A partially-null geodetic triplet (one or two of the three columns non-null) is always an ingestion error. A complete triplet without accuracy values is also an error.

## Ingestion Arguments

### `FromPolarsArgs` (Polars feature)

| Field               | Type                      | Default              | Description                                                        |
|---------------------|---------------------------|----------------------|--------------------------------------------------------------------|
| `error_model`       | `Option<ObsErrorModel>`   | `None`               | Astrometric error model for MPC-coded observatories                |
| `do_rechunk`        | `Option<bool>`            | `Some(false)`        | Force single-chunk layout before ingestion                         |
| `contiguous_choice` | `Option<ContiguousChoice>`| `Some(ContiguousNight)` | Sort by night or trajectory for compact index ranges            |

### `LoadObsArgs` (DataFusion feature)

| Field               | Type                      | Default              | Description                                                        |
|---------------------|---------------------------|----------------------|--------------------------------------------------------------------|
| `error_model`       | `Option<ObsErrorModel>`   | `None`               | Astrometric error model for MPC-coded observatories                |
| `contiguous_choice` | `Option<ContiguousChoice>`| `Some(ContiguousNight)` | Sort by night or trajectory for compact index ranges            |

## Type Aliases

| Alias        | Underlying type | Unit                              |
|--------------|-----------------|-----------------------------------|
| `Arcseconds` | `f64`           | Angle in arcseconds               |
| `Radians`    | `f64`           | Angle in radians                  |
| `Degrees`    | `f64`           | Angle in degrees                  |
| `MJDTT`      | `f64`           | Modified Julian Date (Terrestrial Time) |
| `Meters`     | `f64`           | Distance in metres                |

## Error Types

| Error type      | Feature     | Description                                                                 |
|-----------------|-------------|-----------------------------------------------------------------------------|
| `PolarsError`   | `polars`    | Schema validation, type mismatch, null in required column, partial geodetic triplet, missing accuracy, invalid MPC code |
| `LoadObsError`  | `datafusion`| URI resolution failure, resource not found, DataFusion I/O error, Arrow column error |
| `AdesError`     | `ades`      | XML parse error, missing mandatory field, unresolvable observatory          |
| `Mpc80ColError` | `mpc_80_col`| Parse error in the fixed-width 80-column format                             |
| `ObserverError` || Invalid float value, MPC code not found or malformed                        |

## Documentation

To compile the documentation locally, run the following command in the terminal:
```bash
RUSTDOCFLAGS="--html-in-header $(pwd)/katex-header.html" cargo doc --no-deps --all-features
```

## Testing Notes

The DataFusion tests require the large-test-fixtures feature to run. The large Parquet fixtures have been excluded from the crates.io package and are gated behind this feature.
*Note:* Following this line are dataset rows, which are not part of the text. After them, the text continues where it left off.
# multicom-toolbox/Chromosome3D

Measured on AMD Instinct MI355X. Metric: SA-steps/sec (replica-steps/s, 20 replicas of chr1_500kb in all: 20 per GPU, weak scaling; regions of 20 steps inside the first 2172 of the schedule's 5172: MD and FIRE steps in front of the final minimisation); wall-clock per chromosome, higher is better.
Workload: dtype f32

## Files before the change

chromosome3d_amd/csrc/c3d_api.cpp:

```cpp
#include <hip/hip_runtime.h>

#include <algorithm>
#include <atomic>
#include <cmath>
#include <cstdio>
#include <cstdlib>
#include <chrono>
#include <cstring>
#include <condition_variable>
#include <map>
#include <mutex>
#include <string>
#include <thread>
#include <tuple>
#include <vector>

#include "../../include/c3d.h"
#include "c3d_host.h"
#include "c3d_internal.h"

using c3d::fail;

namespace {

#define HIP_TRY(expr)                                                                          \
    do {                                                                                       \
        hipError_t e__ = (expr);                                                               \
        if (e__ != hipSuccess)                                                                 \
            return fail(C3D_ERR_HIP, std::string(#expr) + ": " + hipGetErrorString(e__));      \
    } while (0)

template <class T>
struct DevTmp {
    T* p = nullptr;
    ~DevTmp() { if (p) (void)hipFree(p); }
};

struct Op {
    c3d::DevStep p;
    int stage;
    bool counted;
};

struct KernelRecord {
    enum Family { NONE, STEP, LBFGS_EVAL, PAIRS_SYM, STEP64, LBFGS_EVAL64, CLUSTER } family = NONE;
    c3d::StepForm step{};
    c3d::Form64 f64{};
    int pot = 0, rpw = 0, nb = 0, wl = 0;
    bool rs1 = false, late = false, tp = false;
};

inline void philox4x32(const uint32_t ctr_in[4], const uint32_t key_in[2], uint32_t out[4]) {
    uint32_t c[4] = {ctr_in[0], ctr_in[1], ctr_in[2], ctr_in[3]};
    uint32_t k[2] = {key_in[0], key_in[1]};
    for (int r = 0; r < 10; ++r) {
        const uint64_t p0 = (uint64_t)0xD2511F53u * c[0];
        const uint64_t p1 = (uint64_t)0xCD9E8D57u * c[2];
        const uint32_t n0 = (uint32_t)(p1 >> 32) ^ c[1] ^ k[0];
        const uint32_t n1 = (uint32_t)p1;
        const uint32_t n2 = (uint32_t)(p0 >> 32) ^ c[3] ^ k[1];
        const uint32_t n3 = (uint32_t)p0;
        c[0] = n0; c[1] = n1; c[2] = n2; c[3] = n3;
        k[0] += 0x9E3779B9u;
        k[1] += 0xBB67AE85u;
    }
    memcpy(out, c, sizeof(c));
}
inline double u01(uint32_t u) { return ((double)u + 0.5) * (1.0 / 4294967296.0); }
void normals4(uint64_t seed, uint32_t replica, uint32_t bead, uint32_t purpose, double g[4]) {
    const uint32_t ctr[4] = {bead, purpose, 0u, 0u};
    const uint32_t key[2] = {(uint32_t)(seed & 0xFFFFFFFFu) ^ (replica * 0x9E3779B9u), (uint32_t)(seed >> 32) + replica};
    uint32_t r[4];
    philox4x32(ctr, key, r);
    const double two_pi = 6.283185307179586476925286766559;
    double a = sqrt(-2.0 * log(u01(r[0]))), b = two_pi * u01(r[1]);
    g[0] = a * cos(b); g[1] = a * sin(b);
    a = sqrt(-2.0 * log(u01(r[2]))); b = two_pi * u01(r[3]);
    g[2] = a * cos(b); g[3] = a * sin(b);
}

}
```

To run the full test suite including DataFusion:

```bash
cargo test --features "datafusion,large-test-fixtures"
```

All other tests are gated behind their associated features and do not require this additional flag.

## Minimum Supported Rust Version

`photom` requires **Rust 1.94.0** or later.

## License

This project is licensed under the [CeCILL-C Free Software License Agreement](LICENSE).